Il castello Hearst è un'enorme residenza privata fatta edificare dal magnate della stampa William Randolph Hearst. È situato vicino a San Simeon (California) su una piccola collina affacciata nel pacifico a metà strada tra Los Angeles e San Francisco.

Hearst battezzò il complesso La Cuesta Encantada (la Costa incantata) ma generalmente tutti (compreso lo stesso imprenditore) lo chiamavano solamente The Ranch; dopo la morte del magnate prese il nome di Hearst Castle.

Storia[modifica | modifica sorgente]

Veduta della Piscina di Nettuno

Il castello venne edificato su una tenuta di circa 40.000 acri di proprietà di George Hearst, padre di William Randolph Hearst. Il giovane William visse e crebbe in questo appezzamento di terra e alla morte del padre lo ereditò, dedicandosi insieme alla madre anche ad ampliarlo fino a portarlo ad una dimensione di circa 250.000 acri. La madre di William, Phoebe Apperson Hearst perse la vita nel 1919; nello stesso anno il magnate diede inizio ai lavori per la costruzione della reggia, affidando i lavori all'architetto Julia Morgan. Hearst era particolarmente volubile e volle spesso che le costruzioni venissero abbattute per essere ricostruite in modo diverso, soprattutto per questo motivo il miliardario non vide mai l'opera finita (morì nel 1951).
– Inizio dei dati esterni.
# lcp29/trimesh-ray-optix

Hardware: AMD Instinct MI355X
Metric: Mrays/s closest-hit, 1M-tri mesh, 1024^2 ray batch (higher is better)
Workload: dtype f32; 1 GPU; C5(i): icosphere(8)+displacement seed 0, 1310720 tris; 1024x1024 pinhole rays per GPU; intersects_closest (stream_compaction=False); rays_per_gpu=1048576, rays_total=1048576, triangles=1310720, parallelism=ray-sharded x1, BVH replicated, warmup_steps_done=360, bvh_depth=30, bvh_bytes=104857568

## Files before the change

trimesh-ray-optix_amd/csrc/kernels_direct.inc:

```
template <bool C, bool DEEP = false> struct tr_word { typedef uint64_t T; };
template <> struct tr_word<true, false> { typedef uint32_t T; };

constexpr bool TR_STREAM_QN = true;
template <int Q> constexpr bool TR_STREAM_COLD = Q != TR_Q_CLOSEST;
template <int Q, int K, bool STATS, bool COMPACT = false, bool UNI = false, bool DEEP = false>
__device__ __forceinline__ void wave_traverse(const tr_bvh_view& b, tr_ray& r, bool go,
                                              tr_result& res, tr_topk<K>& top, tr_counters* cnt,
                                              const tr_ring ring) {
    tr_result_init(res);
    if (Q == TR_Q_LOCATION) top.init();
    typedef typename tr_word<COMPACT, DEEP>::T W;
    tr_state_t<W> fs;
    tr_state_init(fs);
    if (!go) fs.node = -1;
    while (!tr_done(fs)) {
        tr_fused_step<Q, K, STATS, COMPACT, W, UNI, true>(b, r, fs, res, top, cnt, ring);
        TR_CONVERGE();
        tr_fused_step<Q, K, STATS, COMPACT, W, UNI, false>(b, r, fs, res, top, cnt, ring);
        TR_CONVERGE();
    }
}

constexpr uint32_t TR_STEAL_EVERY = 3u;
constexpr uint32_t TR_STEAL_EARLY = 4u;
constexpr int TR_STEAL_IDLE = 1;
__device__ __forceinline__ int lane_rank(unsigned long long mask) {
    return (int)__builtin_amdgcn_mbcnt_hi((unsigned)(mask >> 32), __builtin_amdgcn_mbcnt_lo((unsigned)mask, 0u));
}

template <int Q, bool STATS, bool COMPACT, bool DEEP = false, bool QN = false>
__device__ __forceinline__ bool wave_traverse_steal(const tr_bvh_view& b, tr_ray& r, bool go,
                                                    tr_result& res, tr_counters* cnt,
                                                    const tr_ring ring, int32_t* wl, int lane,
                                                    uint32_t steal_min, bool& lost) {
    constexpr bool PLAIN = QN;
    typedef typename std::conditional<PLAIN, tr_plaina_w, typename tr_word<COMPACT, DEEP>::T>::type W;
    lost = false;
    tr_result_init(res);
    tr_topk<1> top;
    tr_state_t<W> fs;
    const tr_aring ar = tr_aring_of(ring);
    (void)ar;
    if constexpr (PLAIN) tr_state_init(fs, tr_addr_start(ring));
    else tr_state_init(fs);
    if (!go) fs.node = -1;
    auto trip_step = [&](auto test_tag) {
        constexpr bool TEST = decltype(test_tag)::value;
        if (!tr_done(fs)) tr_fused_step<Q, 1, STATS, COMPACT, W, false, TEST, QN>(b, r, fs, res, top, cnt, ring);
    };
    int owner = lane;
    bool split = false;
    uint32_t trip = 0;
    if (steal_min & 0x8000u) {
        steal_min &= 0x7fffu;
        const unsigned long long act = __ballot(go);
        if (act != 0ull) {
            const int l0 = (int)__builtin_ctzll(act);
            const float ax = __shfl(r.dx, l0), ay = __shfl(r.dy, l0), az = __shfl(r.dz, l0);
            const float bx = __shfl(r.ox, l0) - r.ox, by = __shfl(r.oy, l0) - r.oy, bz = __shfl(r.oz, l0) - r.oz;
            const float dd = ax * r.dx + ay * r.dy + az * r.dz;
            const float n0 = ax * ax + ay * ay + az * az, n1 = r.dx * r.dx + r.dy * r.dy + r.dz * r.dz;
            const float ex = 65535.f * b.frame.scale[0], ey = 65535.f * b.frame.scale[1], ez = 65535.f * b.frame.scale[2];
            const bool alike = dd > 0.f && dd * dd >= 0.998f * n0 * n1 && bx * bx + by * by + bz * bz <= 1e-4f * (ex * ex + ey * ey + ez * ez);
            if (4 * __popcll(__ballot(go && alike)) < 3 * __popcll(act) && steal_min > TR_STEAL_EARLY) steal_min = TR_STEAL_EARLY;
        }
    }
    typedef __attribute__((address_space(3))) volatile int32_t lds_i32;
    typedef __attribute__((address_space(3))) volatile unsigned long long lds_u64;
    lds_i32* const lw = (lds_i32*)wl;
    lds_i32* const list = lw;
    lds_i32* const xnode = lw + 64;
    lds_i32* const xdepth = lw + 128;
    int32_t* const xflags = wl + 128;
    if constexpr (PLAIN) xdepth[lane] = 0;
    constexpr int ACC = 192;
    int32_t* sum = wl + ACC;
    unsigned long long* keys = reinterpret_cast<unsigned long long*>(wl + ACC);
    lds_i32* const vsum = lw + ACC;
    lds_u64* const vkeys = (lds_u64*)(lw + ACC);
    lds_i32* const vslots = lw + ACC + 128;
    auto deposit = [&]() {
        if constexpr (PLAIN) {
            if (tr_addr_lost(fs.sa)) atomicOr(&xflags[owner], 0x100);
        }
        if (Q == TR_Q_COUNT) {
            if (res.count) atomicAdd(&sum[owner], res.count);
        } else if (Q == TR_Q_ANY) {
            if (res.best_face >= 0) vsum[owner] = 1;
        } else {
            const bool have = res.best_slot >= 0;
            const unsigned long long key = ((unsigned long long)(__float_as_uint(res.best_t) & 0x7fffffffu) << 32) |
                                           (unsigned)res.best_face;
            if (have) atomicMin(&keys[owner], key);
            __builtin_amdgcn_wave_barrier();
            if (have && vkeys[owner] == key) vslots[owner] = res.best_slot;
        }
    };
    uint32_t k0 = 0;
    if constexpr (PLAIN) {
        bool l0 = false, l1 = false;
        int32_t c0 = 0, c1 = 0;
        while (trip < steal_min) {
            l0 = false; l1 = false;
            if (fs.node >= 0) tr_descent_step<Q, STATS, COMPACT>(b, r, fs, res, cnt, ring, l0, l1, c0, c1);
            TR_CONVERGE();
            trip++;
            if (TR_WAVE_ANY(l0 || l1) || !TR_WAVE_ANY(fs.node >= 0)) break;
        }
        fs.p0 = l0 ? ~c0 : (l1 ? ~c1 : -1);
        fs.p1 = (l0 && l1) ? ~c1 : -1;
        if (trip & 1u) {
            trip_step(std::false_type{});
            TR_CONVERGE();
            trip++;
        }
        k0 = trip == 0u ? 0u : ((trip - 1u) & TR_STEAL_EVERY) + 1u;
        trip -= k0;
    }
    for (;;) {
#pragma unroll 1
        for (uint32_t k = k0; k <= TR_STEAL_EVERY; k += 2) {
            trip_step(std::true_type{});
            TR_CONVERGE();
            trip_step(std::false_type{});
            TR_CONVERGE();
        }
        k0 = 0;
        trip += (TR_STEAL_EVERY / 2u + 1u) * 2u;
        if (split) {
            if (Q == TR_Q_ANY) {
                if (res.best_face >= 0) vsum[owner] = 1;
                __builtin_amdgcn_wave_barrier();
                if (vsum[owner] != 0 && !tr_done(fs)) { fs.node = -1; fs.p0 = -1; fs.p1 = -1; fs.p2 = -1; }
            } else if (Q == TR_Q_CLOSEST || Q == TR_Q_FIRST) {
                const bool have = res.best_slot >= 0;
                const unsigned long long mine = ((unsigned long long)(__float_as_uint(res.best_t) & 0x7fffffffu) << 32) |
                                                (unsigned)(res.best_face < 0 ? 0x7fffffff : res.best_face);
                if (have) atomicMin(&keys[owner], mine);
                __builtin_amdgcn_wave_barrier();
                const unsigned long long k = vkeys[owner];
                if (have && k == mine) vslots[owner] = res.best_slot;
                if (k < mine) {
                    tr_set_best_t(res, __uint_as_float((unsigned)(k >> 32)));
                    res.best_face = (int32_t)(unsigned)k;
                    res.best_slot = -1;
                }
            }
        }
        const bool done = tr_done(fs);
        const unsigned long long idle = __ballot(done);
        if (idle == ~0ull) break;
        if (__popcll(idle) >= TR_STEAL_IDLE && trip >= steal_min) {
            uint32_t bot = 0;
            bool has_far;
            if constexpr (PLAIN) {
                bot = (uint32_t)xdepth[lane] & 0xffu;
                has_far = tr_addr_can_give(ar, fs.sa, bot);
            } else {
                has_far = (fs.trail & fs.owned) != 0;
            }
            const bool can_give = !done && has_far;
            const unsigned long long donors = __ballot(can_give);
            const int ni = __popcll(idle), nd = __popcll(donors);
            const int np = ni < nd ? ni : nd;
            if (np > 0) {
                if (!split) {
                    if (Q == TR_Q_COUNT || Q == TR_Q_ANY) vsum[lane] = 0;
                    else vkeys[lane] = ~0ull;
                    split = true;
                    __builtin_amdgcn_wave_barrier();
                }
                const int drank = lane_rank(donors), irank = lane_rank(idle);
                const bool give = can_give && drank < np;
                int gnode = 0, gdepth = 0;
                (void)gdepth;
                if constexpr (PLAIN) {
                    if (give) {
                        gnode = tr_addr_give(ar, fs.sa, bot);
                        list[drank] = lane; xnode[lane] = gnode;
                        atomicAdd(&xflags[lane], 1);
                    }
                } else if (give) {
                    uint32_t j;
                    gnode = tr_ring_get(ring, tr_bottom_slot<W>(fs.trail, fs.owned, j));
                    gdepth = (int32_t)(j + 1);
                    list[drank] = lane; xnode[lane] = gnode; xdepth[lane] = gdepth;
                    fs.trail &= ~(W(1) << j);
                }
                __builtin_amdgcn_wave_barrier();
                const bool take = done && irank < np;
                const int src = take ? list[irank] : lane;
                if (take) {
                    deposit();
                    tr_result_init(res);
                }
                r.ox = __shfl(r.ox, src); r.oy = __shfl(r.oy, src); r.oz = __shfl(r.oz, src);
                r.dx = __shfl(r.dx, src); r.dy = __shfl(r.dy, src); r.dz = __shfl(r.dz, src);
                r.ix = __shfl(r.ix, src); r.iy = __shfl(r.iy, src); r.iz = __shfl(r.iz, src);
                r.kd = __shfl(r.kd, src);
                r.sel_n = (uint32_t)__shfl((int)r.sel_n, src); r.sel_f = (uint32_t)__shfl((int)r.sel_f, src); r.sel_z = (uint32_t)__shfl((int)r.sel_z, src);
                if constexpr (QN) {
                    r.qax = __shfl(r.qax, src); r.qay = __shfl(r.qay, src); r.qaz = __shfl(r.qaz, src);
                    r.qnx = __shfl(r.qnx, src); r.qny = __shfl(r.qny, src); r.qnz = __shfl(r.qnz, src);
                    r.qfx = __shfl(r.qfx, src); r.qfy = __shfl(r.qfy, src); r.qfz = __shfl(r.qfz, src);
                    r.qaz2 = r.qaz;
                }
                const int own2 = __shfl(owner, src);
                const float bt = __shfl(res.best_t, src);
                if (take) {
                    owner = own2;
                    if constexpr (PLAIN) {
                        tr_state_init(fs, tr_addr_bottom(ar, fs.sa));
                        atomicAnd(&xflags[lane], 0x100);
                    } else {
                        tr_state_init(fs);
                        fs.depth = (uint32_t)xdepth[src];
                    }
                    fs.node = xnode[src];
                    tr_set_best_t(res, bt);
                }
                __builtin_amdgcn_wave_barrier();
            }
        }
    }
    if (split) {
        deposit();
        __builtin_amdgcn_wave_barrier();
        if (Q == TR_Q_COUNT) {
            res.count = vsum[lane];
        } else if (Q == TR_Q_ANY) {
            res.best_face = vsum[lane] ? 0 : -1;
        } else {
            const unsigned long long k = vkeys[lane];
            tr_result_init(res);
            if (k != ~0ull) {
                tr_set_best_t(res, __uint_as_float((unsigned)(k >> 32)));
                res.best_face = (int32_t)(unsigned)k;
                res.best_slot = vslots[lane];
            }
        }
        if constexpr (PLAIN) lost = (xdepth[lane] & 0x100) != 0;
    } else if constexpr (PLAIN) {
        lost = tr_addr_lost(fs.sa);
    }
    return split;
}
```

Dai primi anni venti Hearst divise la sua magione con l'attrice Marion Davies, che gli sarebbe stata affettuosa compagna fino al resto della sua vita (nonostante egli fosse sposato). Nel promuovere la sua carriera, Hearst entrò in contatto col mondo di Hollywood, i cui più fulgidi rappresentati organizzavano in quel castello dei party scatenati. Nel corso degli anni venti e trenta moltissime star del mondo del cinema e personalità della politica soggiornarono nel castello come ospiti di Hearst; tra questi vi furono Charlie Chaplin, David Niven, Cary Grant, i Fratelli Marx, Charles Lindbergh, Joan Crawford, Calvin Coolidge e Winston Churchill.
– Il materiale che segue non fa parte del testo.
def _block_deep_gemm(self, m, x, t, ab, skip, ishape, oshape, c_hid, c_out, out=None):
    N, D, H, W, C = ishape
    Do, Ho, Wo = oshape
    rows = Do * Ho * Wo
    dt = torch.bfloat16
    w2 = self.cache.get(("gw2", id(m.conv2)), [m.conv2.weight],
                        lambda: m.conv2.weight.detach().float().reshape(c_hid, C).to(torch.bfloat16).contiguous())
    w3 = self.cache.get(("gw3", id(m.conv3)), [m.conv3.weight],
                        lambda: m.conv3.weight.detach().float().reshape(c_out, c_hid).to(torch.float16).contiguous())
    b2, b3 = self._vec(m.conv2, "bias", m.conv2.bias), self._vec(m.conv3, "bias", m.conv3.bias)
    h = ops.pw_gemm(t.view(N, rows, C), w2, b2, N=N, rows_per_sample=rows, ab=ab, gelu=True)
    kw = dict(N=N, rows_per_sample=rows)
    if out is not None:
        kw["y"] = out.view(N, rows, c_out)
    if m.kind == "block":
        y = ops.pw_gemm(h, w3, b3, res=x if m.do_res else None, res_mode=nat.RES_ADD if m.do_res else nat.RES_NONE, **kw)
    elif m.kind == "down":
        res = None
        if m.resample_do_res:
            paired = ops.pw_conv_paired_supported(c_in=C, c_out=c_out, in_dtype=dt, out_dtype=dt, gather=2)
            wres = self._pw_paired(m.res_conv) if paired else self._pw(m.res_conv, dt)
            res = ops.pw_conv(x, wres, self._vec(m.res_conv, "bias", m.res_conv.bias), N=N, rows_per_sample=rows,
                              c_in=C, c_out=c_out, out_dtype=dt, gather=2, grid=(D, H, W), w_paired=paired)
        y = ops.pw_gemm(h, w3, b3, res=res, res_mode=nat.RES_ADD if res is not None else nat.RES_NONE, **kw)
    else:
        if skip is None:
            skip = torch.zeros((N, Do, Ho, Wo, c_out), dtype=dt, device=x.device)
        res_low = res_bias = None
        if m.resample_do_res:
            res_bias = self._vec(m.res_conv, "bias", m.res_conv.bias)
            paired = ops.pw_conv_paired_supported(c_in=C, c_out=c_out, in_dtype=dt, out_dtype=dt)
            wres = self._pw_paired(m.res_conv, transposed=True) if paired else self._pw(m.res_conv, dt, transposed=True)
            res_low = ops.pw_conv(x, wres, res_bias, N=N, rows_per_sample=D * H * W, c_in=C, c_out=c_out, out_dtype=dt, w_paired=paired)
        y = ops.pw_gemm(h, w3, b3, res=skip, res_mode=nat.RES_UPSAMPLE, grid=(Do, Ho, Wo), res_low=res_low, res_bias=res_bias, **kw)
    return y.view(N, Do, Ho, Wo, c_out)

Nel 1957 la Hearst Corporation donò l'edificio allo stato della California che lo ha trasferito alla National Historic Landmark; al giorno d'oggi è aperto al pubblico che può visitarlo.

Architettura[modifica | modifica sorgente]

Veduta frontale della casa del Sol
Piscina coperta

L'immobile è un misto di tutte le forme di architettura che il magnate vide e apprezzò nel corso dei suoi viaggi in giro per il mondo, per esempio la Casa Grande è modellata sul modello di una cattedrale spagnola del sedicesimo secolo mentre la piscina all'esterno è stata costruita sul modello dei templi dell'antica Roma. Hearst inoltre addobbò l'immobile con centinaia di opere d'arte, oggetti di antiquariato e di tutto ciò che per capriccio aveva acquistato nei suoi viaggi in Europa e in Egitto.

Il castello è dotato di 56 camere da letto, 61 bagni, 19 salotti, 127 acri di giardino, piscine coperte e all'aperto, campi da tennis, sale cinematografiche, e il più grande zoo privato del mondo comprendente zebre e altri animali esotici.

Edifici[modifica | modifica sorgente]

Il castello non è un unico edificio ma è diviso in più edifici:

  • Casa Grande: 5.634 m²
  • Casa del Mar: 546 m²
  • Casa del Monte: 213 m²
  • Casa del Sol: 242 m²

I quattro edifici, con tutte le terrazze e i belvedere, hanno una superficie complessiva di 8.300 m².

Filmografia[modifica | modifica sorgente]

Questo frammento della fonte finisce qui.